NaNs when computing the gradient #742

hannahschultheiss · 2025-11-28T15:09:27Z

hannahschultheiss
Nov 28, 2025

Dear Jaxley Team,

I am trying to fit a multicompartment model with a somewhat complex morphology (~1200 branches) and 4 channels (Na, K, Calcium, Leak) to a synthetic voltage trace. I've been roughly following your tutorial on fitting the L5PC. Here is the voltage trace, I am trying to optimise. I'm using four different stimuli strengths as input and for each stimulus, I am computing the mean and standard deviation in each time window (shaded in blue in the figure below).

However, I am running into a lot of problems when trying to compute the gradient, where the jax.value_and_grad() function returns NaNs.

I had similar issues when trying to optimise a single compartment model but managed to solve the issue by reducing the bounds and adding more stimuli to the loss function. In the multicompartment model, I have so far not been successful with this approach.

When reading the Jaxley publication, I noticed that, different from the bioRxiv version, you are now using dynamic time warping to fit the Allen Cell models, rather than the mean, standard deviation approach. Why did you decide to change the loss function and would that be something that you would also recommend in my case?

Thanks for your help!

michaeldeistler · 2025-11-28T15:19:56Z

michaeldeistler
Nov 28, 2025
Maintainer

Dear Hannah,

thanks for reaching out!

A quick question upfront:
Does only the value_and_grad method return NaN, or does even the simulation produce any NaN? Does the loss become NaN after a few gradient steps, or is it NaN already at the first step?

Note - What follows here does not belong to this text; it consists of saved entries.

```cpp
template <typename T>
__device__ __forceinline__ int leaf_cholesky4(typename Mma<T>::acc_t& acc, T* dt, T* sM, T* dinv_out, T* Wg, int64_t ldw, int lane) {
  typedef typename Mma<T>::acc_t acc_t;
  constexpr bool F64 = sizeof(T) == 8;
  const int l15 = lane & 15, lq = lane >> 4;
  acc_t vinv;
#pragma unroll
  for (int r = 0; r < 4; ++r) vinv[r] = (Mma<T>::crow(lane, r) == l15) ? (T)1 : (T)0;
#pragma unroll
  for (int j = 0; j < 16; j += 4) {
    const int g0 = j >> 2;
    T s[4], v[4];
    T p00, p10, p11, p20, p21, p22, p30, p31, p32, p33;
    if constexpr (F64) {
      const T own = acc[g0], vown = vinv[g0];
      p00 = readlane_t(own, j);
      p10 = readlane_t(own, 16 + j); p11 = readlane_t(own, 16 + j + 1);
      p20 = readlane_t(own, 32 + j); p21 = readlane_t(own, 32 + j + 1); p22 = readlane_t(own, 32 + j + 2);
      p30 = readlane_t(own, 48 + j); p31 = readlane_t(own, 48 + j + 1); p32 = readlane_t(own, 48 + j + 2); p33 = readlane_t(own, 48 + j + 3);
#pragma unroll
      for (int a = 0; a < 4; ++a) { s[a] = lane_gather(own, 16 * a + l15); v[a] = lane_gather(vown, 16 * a + l15); }
    } else {
      const int base = 16 * g0;
      p00 = readlane_t(acc[0], base + j);
      p10 = readlane_t(acc[1], base + j); p11 = readlane_t(acc[1], base + j + 1);
      p20 = readlane_t(acc[2], base + j); p21 = readlane_t(acc[2], base + j + 1); p22 = readlane_t(acc[2], base + j + 2);
      p30 = readlane_t(acc[3], base + j); p31 = readlane_t(acc[3], base + j + 1); p32 = readlane_t(acc[3], base + j + 2); p33 = readlane_t(acc[3], base + j + 3);
#pragma unroll
      for (int a = 0; a < 4; ++a) { s[a] = lane_gather(acc[a], base + l15); v[a] = lane_gather(vinv[a], base + l15); }
    }
    auto inv_sqrt = [](T d) -> T {
      if constexpr (F64) return fast_rsqrt(d);
      else return d > (T)0 ? fast_rsqrt(d) : (T)NAN;
    };
    const T i0 = inv_sqrt(p00);
    const T l10 = p10 * i0, l20 = p20 * i0, l30 = p30 * i0;
    const T i1 = inv_sqrt(fma(-l10, l10, p11));
    const T l21 = fma(-l20, l10, p21) * i1, l31 = fma(-l30, l10, p31) * i1;
    const T i2 = inv_sqrt(fma(-l21, l21, fma(-l20, l20, p22)));
    const T l32 = fma(-l31, l21, fma(-l30, l20, p32)) * i2;
    const T i3 = inv_sqrt(fma(-l32, l32, fma(-l31, l31, fma(-l30, l30, p33))));
    dinv_out[j] = i0; dinv_out[j + 1] = i1; dinv_out[j + 2] = i2; dinv_out[j + 3] = i3;
    const T f0 = s[0] * i0;
    const T f1 = fma(-l10, f0, s[1]) * i1;
    const T f2 = fma(-l21, f1, fma(-l20, f0, s[2])) * i2;
    const T f3 = fma(-l32, f2, fma(-l31, f1, fma(-l30, f0, s[3]))) * i3;
    const T a = (lq == 0) ? f0 : (lq == 1 ? f1 : (lq == 2 ? f2 : f3));
    acc = Mma<T>::mma(-a, a, acc);
    __builtin_amdgcn_sched_barrier(0);
    const T h0 = v[0] * i0;
    const T h1 = fma(-l10, h0, v[1]) * i1;
    const T h2 = fma(-l21, h1, fma(-l20, h0, v[2])) * i2;
    const T h3 = fma(-l32, h2, fma(-l31, h1, fma(-l30, h0, v[3]))) * i3;
    const T b = (lq == 0) ? h0 : (lq == 1 ? h1 : (lq == 2 ? h2 : h3));
    vinv = Mma<T>::mma(-a, b, vinv);
    dt[l15 * TS + j + lq] = a;
    sM[(j + lq) * TS + l15] = b;
    gst(Wg + (int64_t)(j + lq) * ldw + l15, b);
    __builtin_amdgcn_sched_barrier(0);
  }
  const T mine = dinv_out[l15];
  const unsigned long long badmask = __ballot(!(mine < (T)INFINITY)) & 0xFFFFull;
  return badmask ? (int)__builtin_ctzll(badmask) : -1;
}
```

Measured before the change: 85.95.

## Overlap panel column stores with trailing updates and use permlane row broadcasts

```diff
diff --git a/hyperbo_amd/csrc/chol.hip b/hyperbo_amd/csrc/chol.hip
--- a/hyperbo_amd/csrc/chol.hip
+++ b/hyperbo_amd/csrc/chol.hip
@@ -149,11 +149,25 @@
   STAMP(1);
   __syncthreads();
   STAMP(2);
+  constexpr int STORE_WAVE = POTF2_WAVES == 8 ? 4 : POTF2_WAVES - 1;
+  auto store_col = [&](int jb) {
+    for (int I = jb; I < 8; ++I) {
+      const T* tt = sT + tri_index(I, jb) * TILE_ELEMS;
+#pragma unroll
+      for (int r = 0; r < 4; ++r) {
+        const int row = 4 * r + lq;
+        T v = tt[row * TS + l15];
+        if (I == jb && l15 > row) v = (T)0;
+        gst(Ab + (int64_t)(I * 16 + row) * ld + jb * 16 + l15, v);
+      }
+    }
+  };
   for (int jb = 0; jb < nleaf; ++jb) {
     for (int R = jb + 1 + wave; R < nleaf; R += POTF2_WAVES) solve_tile(jb, R);
     __syncthreads();
     STAMP(3 + 3 * jb);
     if (jb == nleaf - 1) break;
+    if (wave == STORE_WAVE) store_col(jb);
     {
       const int m = nleaf - 1 - jb;
       const int ntiles = m * (m + 1) / 2;
@@ -186,21 +200,7 @@
   }
   STAMP(30);
 
-  auto store_share = [&](auto share) {
-    constexpr int SH = decltype(share)::value;
-    int tile = 0;
-#pragma unroll
-    for (int I = 0; I < 8; ++I)
-#pragma unroll
-      for (int J = 0; J <= I; ++J, ++tile) {
-        if (tile % NSH != SH) continue;
-        T v = sT[tile * TILE_ELEMS + ei * TS + ej];
-        if (I == J && ej > ei) v = (T)0;
-        gst(Ab + (int64_t)(I * 16 + ei) * ld + J * 16 + ej, v);
-      }
-  };
-  if (NSH == 1 || sh == 0) store_share(std::integral_constant<int, 0>());
-  else store_share(std::integral_constant<int, NSH - 1>());
+  for (int jb = (nleaf > 0 ? nleaf - 1 : 0) + wave; jb < 8; jb += POTF2_WAVES) store_col(jb);
   STAMP(31);
   STAMP(32);
 #ifdef HBO_POTF2_TIMING
diff --git a/hyperbo_amd/csrc/panel_dev.h b/hyperbo_amd/csrc/panel_dev.h
--- a/hyperbo_amd/csrc/panel_dev.h
+++ b/hyperbo_amd/csrc/panel_dev.h
@@ -24,26 +24,28 @@
   hi = __builtin_amdgcn_readlane(hi, lane);
   return __hiloint2double(hi, lo);
 }
-__device__ __forceinline__ double swap16(double v) {
-  int lo = __double2loint(v), hi = __double2hiint(v);
-  lo = __builtin_amdgcn_ds_swizzle(lo, 0x401F);
-  hi = __builtin_amdgcn_ds_swizzle(hi, 0x401F);
-  return __hiloint2double(hi, lo);
-}
-__device__ __forceinline__ float swap16(float v) {
-  return __int_as_float(__builtin_amdgcn_ds_swizzle(__float_as_int(v), 0x401F));
-}
 __device__ __forceinline__ float readlane_t(float v, int lane) {
   return __int_as_float(__builtin_amdgcn_readlane(__float_as_int(v), lane));
 }
-__device__ __forceinline__ double lane_gather(double v, int src) {
-  int lo = __double2loint(v), hi = __double2hiint(v);
-  lo = __builtin_amdgcn_ds_bpermute(src << 2, lo);
-  hi = __builtin_amdgcn_ds_bpermute(src << 2, hi);
-  return __hiloint2double(hi, lo);
+__device__ __forceinline__ void row_bcast4(unsigned v, unsigned out[4]) {
+  const auto p = __builtin_amdgcn_permlane16_swap(v, v, false, false);
+  const auto e = __builtin_amdgcn_permlane32_swap(p[0], p[0], false, false);
+  const auto o = __builtin_amdgcn_permlane32_swap(p[1], p[1], false, false);
+  out[0] = e[0]; out[1] = o[0]; out[2] = e[1]; out[3] = o[1];
 }
-__device__ __forceinline__ float lane_gather(float v, int src) {
-  return __int_as_float(__builtin_amdgcn_ds_bpermute(src << 2, __float_as_int(v)));
+__device__ __forceinline__ void row_bcast4(double v, double out[4]) {
+  unsigned lo[4], hi[4];
+  row_bcast4((unsigned)__double2loint(v), lo);
+  row_bcast4((unsigned)__double2hiint(v), hi);
+#pragma unroll
+  for (int a = 0; a < 4; ++a) out[a] = __hiloint2double((int)hi[a], (int)lo[a]);
+}
+__device__ __forceinline__ float row_bcast(float v, int g) {
+  const unsigned u = __float_as_uint(v);
+  const auto p = __builtin_amdgcn_permlane16_swap(u, u, false, false);
+  const unsigned h = (g & 1) ? p[1] : p[0];
+  const auto e = __builtin_amdgcn_permlane32_swap(h, h, false, false);
+  return __uint_as_float((g & 2) ? e[1] : e[0]);
 }
 
 constexpr int TS = 17;
@@ -75,13 +77,12 @@
     T s[4], v[4];
     T p00, p10, p11, p20, p21, p22, p30, p31, p32, p33;
     if constexpr (F64) {
-      const T own = acc[g0], vown = vinv[g0];
+      const T own = acc[g0];
       p00 = readlane_t(own, j);
       p10 = readlane_t(own, 16 + j); p11 = readlane_t(own, 16 + j + 1);
       p20 = readlane_t(own, 32 + j); p21 = readlane_t(own, 32 + j + 1); p22 = readlane_t(own, 32 + j + 2);
       p30 = readlane_t(own, 48 + j); p31 = readlane_t(own, 48 + j + 1); p32 = readlane_t(own, 48 + j + 2); p33 = readlane_t(own, 48 + j + 3);
-#pragma unroll
-      for (int a = 0; a < 4; ++a) { s[a] = lane_gather(own, 16 * a + l15); v[a] = lane_gather(vown, 16 * a + l15); }
+      row_bcast4(own, s);
     } else {
       const int base = 16 * g0;
       p00 = readlane_t(acc[0], base + j);
@@ -89,7 +90,7 @@
       p20 = readlane_t(acc[2], base + j); p21 = readlane_t(acc[2], base + j + 1); p22 = readlane_t(acc[2], base + j + 2);
       p30 = readlane_t(acc[3], base + j); p31 = readlane_t(acc[3], base + j + 1); p32 = readlane_t(acc[3], base + j + 2); p33 = readlane_t(acc[3], base + j + 3);
 #pragma unroll
-      for (int a = 0; a < 4; ++a) { s[a] = lane_gather(acc[a], base + l15); v[a] = lane_gather(vinv[a], base + l15); }
+      for (int a = 0; a < 4; ++a) s[a] = row_bcast(acc[a], g0);
     }
     auto inv_sqrt = [](T d) -> T {
       if constexpr (F64) return fast_rsqrt(d);
@@ -110,6 +111,11 @@
     const T a = (lq == 0) ? f0 : (lq == 1 ? f1 : (lq == 2 ? f2 : f3));
     acc = Mma<T>::mma(-a, a, acc);
     __builtin_amdgcn_sched_barrier(0);
+    if constexpr (F64) row_bcast4(vinv[g0], v);
+    else {
+#pragma unroll
+      for (int a = 0; a < 4; ++a) v[a] = row_bcast(vinv[a], g0);
+    }
     const T h0 = v[0] * i0;
     const T h1 = fma(-l10, h0, v[1]) * i1;
     const T h2 = fma(-l21, h1, fma(-l20, h0, v[2])) * i2;
```

Result: no change. 85.98, median of 6 (+0.0%).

I am quite surprised about the issue even for the single-compartment neuron. To me, this hints towards an instability in your channels: Did you implement them yourself, or did you use channels that are available in Jaxley?

Finally, two things:

I would recommend to split up the protocols into several separate "datapoints". The longer the simulation the more difficult the fitting.
I think Dynamic time warping can be interesting, but let's first try to get something working with the current summary stats.

Michael

9 replies

michaeldeistler Nov 28, 2025
Maintainer

And I think 12 parameters is still worth trying out random search, or a combination of the two: first random search, then gradient descent from the "best" model.

hannahschultheiss Nov 28, 2025
Author

Sure:

bounds = {}
bounds["soma_Na_Berger_gNa"] = [0, 0.001]
bounds["soma_Shab_gShab"] = [0,0.01]
bounds["soma_Calcium_gCa"] = [0, 0.001]
bounds["soma_Leak_gLeak"] = [0, 0.0002]

bounds["basal_Na_Berger_gNa"] = [0, 0.001]
bounds["basal_Shab_gShab"] = [0,0.01]
bounds["basal_Calcium_gCa"] = [0,0.001]
bounds["basal_Leak_gLeak"] = [0, 0.002]

bounds["axon_Na_Berger_gNa"] = [0.001, 0.04]
bounds["axon_Shab_gShab"] = [0, 0.04]
bounds["axon_Calcium_gCa"] = [0, 0.0001]
bounds["axon_Leak_gLeak"] = [0, 0.02]

I've been trying out different sets, but this is the last version :)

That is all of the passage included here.